Patent Expert Witness Advises on Graduate Student’s Claim that She was Omitted from Patent Inventorship

Patent Expert WitnessA patent expert witness advises on a case involving cancer drug patents in Nebraska. One patent contains compound claims, the other contains method-of-treatment claims. Two cancer research doctors are named as inventors. Defendant was a doctoral candidate whose research advisors were the patent inventors. The university where the research was conducted assigned all intellectual property (IP) rights to the doctors, who then agreed to enter into an exclusive worldwide license regarding the inventions with defendant drug company. The agreement invested the company with exclusive rights to prosecute, maintain and enforce the patents.

Defendant contends she contributed in a significant, material and inventive way to the patents but that she was improperly omitted as a named inventor. The company disputes that the graduate student was an inventor and seeks declaratory judgment that the two doctors were properly named on the patents and that the defendant should not be added as an additional inventor. Defendant counterclaimed against the plaintiff company.
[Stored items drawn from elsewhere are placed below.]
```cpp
hipError_t prf_vertical_launch(hipStream_t s, const prf_vscan_args &args) {
    if (args.n_launch == 0) return hipSuccess;
    u32 lds = args.plan.lds_bytes;
#ifdef PRF_DIAG
    static const u32 lds_pad = getenv("PRF_LDS_PAD") ? (u32)atoi(getenv("PRF_LDS_PAD")) : 0u;
    lds += lds_pad;
#endif
    static int n_cu = 0;
    if (n_cu == 0) {
        int dev = 0;
        hipDeviceProp_t prop;
// ... 21 lines not shown
```

### colab-repeat-finder_amd/csrc/vscan_common.h

```cpp

using prf_layout::T; using prf_layout::RG; using prf_layout::LIN_PRE; using prf_layout::LIN_POST; using prf_layout::LW;
static_assert(prf_layout::TILE_WORDS == (int)PRF_TILE_WORDS, "tile size");
static_assert(LW % 2 == 0, "the window travels in 16-byte pieces");
constexpr u32 WIN_LEAD = 64u * (u32)LIN_PRE;
using prf_layout::REC_CAP; using prf_layout::FLAG_CAP; using prf_layout::SLOW_CAP;
constexpr int MAX_WAVES = PRF_VMAX_WAVES;
constexpr int NTH = 64 * MAX_WAVES;
using prf_layout::SMALL_M;
using prf_layout::ROW_CAP_LDS;
static_assert(ROW_CAP_LDS % 32 == 0, "the rank loop reads the padded key list 32 keys at a time");

__device__ __forceinline__ u64 make_rec(u32 lane, u32 k, u32 sc, u32 word) {
    return (u64)(lane | (k << 6) | (sc << 15)) | ((u64)word << 17);
}

typedef u32 prf_u32x2 __attribute__((ext_vector_type(2)));
typedef __attribute__((address_space(3))) prf_u32x2 prf_lds_u32x2;
static_assert(PRF_VMAX_K < (1 << 9), "k is a 9-bit field of a record");
__device__ __forceinline__ u32 make_rec_tag(u32 lane, u32 k, u32 sc) { return lane | (k << 6) | (sc << 15); }
__device__ __forceinline__ prf_u32x2 make_rec_halves(u32 tag, u32 word) {
    prf_u32x2 r = {tag | (word << 17), word >> 15};
    return r;
}

extern __shared__ __attribute__((aligned(16))) unsigned char prf_smem[];
using prf_layout::SMEM_HDR;
constexpr int HDR_CNT = 128;
constexpr int HDR_NEXT = 192;
constexpr int HDR_LONG = 200;
constexpr int HDR_STATS = 232;
static_assert(HDR_LONG + 8 * (int)PRF_LONG_PER_TILE <= HDR_STATS && HDR_STATS + 8 <= SMEM_HDR, "LDS header layout");
constexpr u32 CNT_ROWS = 0, CNT_RECS = 1, CNT_EARLY = 2, CNT_LONG = 3, CNT_FLAGS = 4, CNT_SLOW = 5,
              CNT_ROWS0 = 6, CNT_LONG0 = 7;

typedef u32 prf_u32x4 __attribute__((ext_vector_type(4)));
typedef __attribute__((address_space(3))) const prf_u32x4 prf_lds_cu4;
typedef __attribute__((address_space(3))) prf_u32x4 prf_lds_u4;
typedef __attribute__((address_space(3))) u64 prf_lds_u64;
typedef __attribute__((address_space(3))) u32 prf_lds_u32;
typedef __attribute__((address_space(3))) const u32 prf_lds_cu32;
typedef __attribute__((address_space(3))) void prf_lds_void;
typedef __attribute__((address_space(1))) const void prf_glb_cvoid;
typedef __attribute__((address_space(1))) const u32 prf_glb_cu32;
typedef __attribute__((address_space(1))) u64 prf_glb_u64;

#ifdef PRF_STAMPS
#define PRF_STAMP(i)                                                                                               \
    do {                                                                                                           \
        if (g.dbg && lane == 0) g.dbg[((u64)slot * MAX_WAVES + wave) * 16 + (i)] = __builtin_amdgcn_s_memtime(); \
    } while (0)
#else
#define PRF_STAMP(i) do { } while (0)
#endif
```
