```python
def build_lib(force: bool = False, verbose: bool = False) -> Path:
    LIBDIR.mkdir(exist_ok=True)
    objdir = LIBDIR / "obj"
    objdir.mkdir(exist_ok=True)
    headers = list(CSRC.glob("*.h")) + list(CSRC.glob("*.inc")) + [HERE.parent / "include" / "oar_mi355x.h"]
    jobs = []
    for s in SOURCES:
        src = CSRC / s
        obj = objdir / (s.replace(".", "_") + ".o")
        if force or _stale(obj, [src] + headers):
            jobs.append((src, obj))

    def cc(job):
        src, obj = job
        cmd = [HIPCC] + FLAGS + ["-c", str(src), "-o", str(obj)]
        if verbose:
            print(" ".join(cmd), flush=True)
        r = subprocess.run(cmd, capture_output=True, text=True)
        if r.returncode != 0:
# ... 28 lines not shown
```

### oar_ocr_amd/csrc/engine.cc

```cpp
#include "engine.h"

#include "dsblock.h"

#include <algorithm>
#include <cmath>
#include <cstring>
#include <set>
#include <sstream>

namespace oar {

using k::Act;

static int64_t numel(const std::vector<int64_t>& d) {
    int64_t n = 1;
    for (auto v : d) n *= v;
    return n;
}

Engine::Engine(const uint8_t* onnx, size_t len, int device_id, hipStream_t caller_stream) : device_(device_id) {
    int ndev = 0;
    if (hipGetDeviceCount(&ndev) != hipSuccess || ndev <= 0)
        fail(OAR_DEVICE, "no HIP device visible: libOarMi355x has no CPU fallback");
    OAR_CHECK(device_id >= 0 && device_id < ndev, OAR_DEVICE, "device_id out of range");
// ... 878 lines not shown
    std::vector<int64_t> s(d.size(), 1);
    for (int i = (int)d.size() - 2; i >= 0; --i) s[i] = s[i + 1] * d[i + 1];
    return s;
}
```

Question(s) For Expert Witness

  • 1. What is the process for checking the status of pending patent applications?
  • 2. Should the defendant have known the details of the patent before it was approved?

Expert Witness Response

It is my understanding that defendant told one of the inventors that she thought she should be included as an inventor on the pending drug patent. The inventor declined, and the defendant disagreed. After reporting her concerns to the university, she decided to obtain counsel.

In my opinion, any competent patent attorney at the time would have been able to obtain the publicly available prosecution history for the application that would issue as the patent. The USPTO website maintains a “Patent Application Information Retrieval” (PAIR) system. The system displays information regarding patent application status once the patent application has been published. There is both a public and private side to PAIR. “Public PAIR,” which is accessible by anyone with internet access, displays issued or published application status. To access public PAIR, you need only have a patent, application, or publication number that you wish to search. If a person did not have the patent, application, or publication number, he or she could search the USPTO’s searching databases to locate the patent or published patent application number. Then a public PAIR search could be performed.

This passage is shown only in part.